もうひとつ注目したいのが、回答企業の84.8%がビッグステイの到来を予想していて、そのうち52.0%が「3年以内」と見ていること。賃上げを実施している企業ほど、その到来感は強くなっていました(88.3%)。一方で同じ調査では、2026年に中途採用へ積極的な企業が91.1%にのぼるというデータもあります。「辞められたくない、でも採りたい」── 数字を並べると、企業側の願いと現実が少しねじれている様子も見えてきます。
世代別に見える、賃上げの「水準差」
賃上げそのものは全世代でほぼ8割と広がっている一方で、「どの世代に、どれくらい厚く」の差が生まれはじめています。20代は大きく、40〜50代はそこまでは伸びない── ここに、若手の引き留めを意識した戦略が透けて見える気がしています。
さらに、教育投資に動く企業も83.5%に増え、一社あたりの平均額は208.6万円(前年比 +43.6万円)に。「入ってもらったら、育てて、残ってもらう」── この流れがデータに表れているように感じます。ただ、賃上げと教育投資だけで人が残るほど定着は単純ではないですよね。「自分はここで何を積み上げているのか」が実感できる物語まで届いて、はじめて”留まる理由”になっていくのかもしれません。
採用担当の仕事、その重心はどこに?
採用担当の役割が、「入口を開ける人」から「入口から定着までを見通す人」へと、少しずつ広がってきている── そんな実感をお持ちの方も多いのではないでしょうか。わたしたちCoachersも「求人広告のその先まで一緒に考える」姿勢を大事にしています。
ビッグステイって、そもそも何?
ビッグステイは、採用担当にとって脅威というより、「自社の定着力と採用メッセージを、一度点検してみる機会」として受け取れる気がします。外から来てくれる人にも、中にいてくれる人にも、同じ物語で語れているかどうか。ここが問われてきそうです。

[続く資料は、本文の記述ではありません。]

# speedinghzl/CCNet

Hardware: NVIDIA H100
Metric: cca_fwd_bwd_pixels_per_s (higher is better)
Workload: dtype f32

## Files before the change

ccnet_b200/csrc/cca_tc_bwd.cuh:

```cuda
#pragma once
#include "cca_items.cuh"
#include "cca_tc_common.cuh"

namespace cca {
namespace tc {

struct BwdParams {
    ItemSpace sp;
    int C, Cq;
    long npix;
    const float *lse;
    float *delta;
    unsigned int *ddone;
    int delta_mode;
    int out_mode;
    unsigned int *cdone;
    int lag;
    int hints;
};

template <int LK, typename E> struct BwdSmem {
    using T = Tiles<LK, E>;
    static constexpr int kCh = T::H16 ? kNC : kNC / 2;
    static constexpr int kRSlot = T::kTile;
    static constexpr int off_qk = 0;
    static constexpr int off_p = off_qk + 2 * T::kSlot;
    static constexpr int off_ld = (off_p + T::kP + (16 - LK / 8) * T::kPlane + 1023) / 1024 * 1024;
    static constexpr int kTail = (128 - LK) * 128 + 256;
    static constexpr int kDsum = 1024;
    static constexpr int kBudget = 232448;
    static constexpr int kNLd = (kBudget - off_ld - kTail - kDsum - 16) / (kRSlot + 16);
    static constexpr int off_tail = off_ld + kNLd * kRSlot;
    static constexpr int off_dsum = off_tail + kTail;
    static constexpr int off_bar = off_dsum + kDsum;
    static constexpr int kBytes = off_bar + 8 * (2 + 2 * kNLd);
    static_assert(kNLd >= 8, "ring depth: chunk n - 1's dO (staged dV) up to chunk n + 1's O");
    static_assert(off_p % 1024 == 0 && T::kP >= T::kSlot, "dK staging in the P / dS planes");
    static_assert(kBytes <= kBudget, "shared memory budget");
};

__device__ __forceinline__ bool calc_delta(const BwdParams &p, const Item &it) { return p.delta_mode == 0 || (it.col && it.ik == 0); }
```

今回のデータは、あくまで人事担当者1,500名の「見立て」を集めたものです。「定着重視50.9%」「ビッグステイ到来予想84.8%」は事実として重いのですが、同時に“離職を止めたい企業側の願い”が少し混ざった予測でもあるように感じています。一方で、賃上げ実施率8割超、教育投資の平均208.6万円という数字は、”願い”ではなく実際にお金が動いた証。期待と実弾が同時進行しているのが、いまの雇用市場の実像に近いのかもしれません。
気をつけたいのは、賃上げと研修だけで人が留まるほど、定着はシンプルではないということ。従業員が本当に残る理由は、ほとんどの場合「この仕事で何を積み上げているか」が自分の言葉で語れるかどうかだと感じています。そこを採用段階から一緒に言語化していくのが、HRブランディングの役割だと考えています。
「ビッグステイが来る前提」で採用をスリム化するのは、少し早いかもしれません。むしろ、自社の離職理由・定着要因を自分たちのデータで押さえ直すことが、この調査結果との健全な向き合い方だと思っています。企業側の希望的観測に飲み込まれず、地に足のついた判断材料を一緒に揃えていけたら嬉しいです。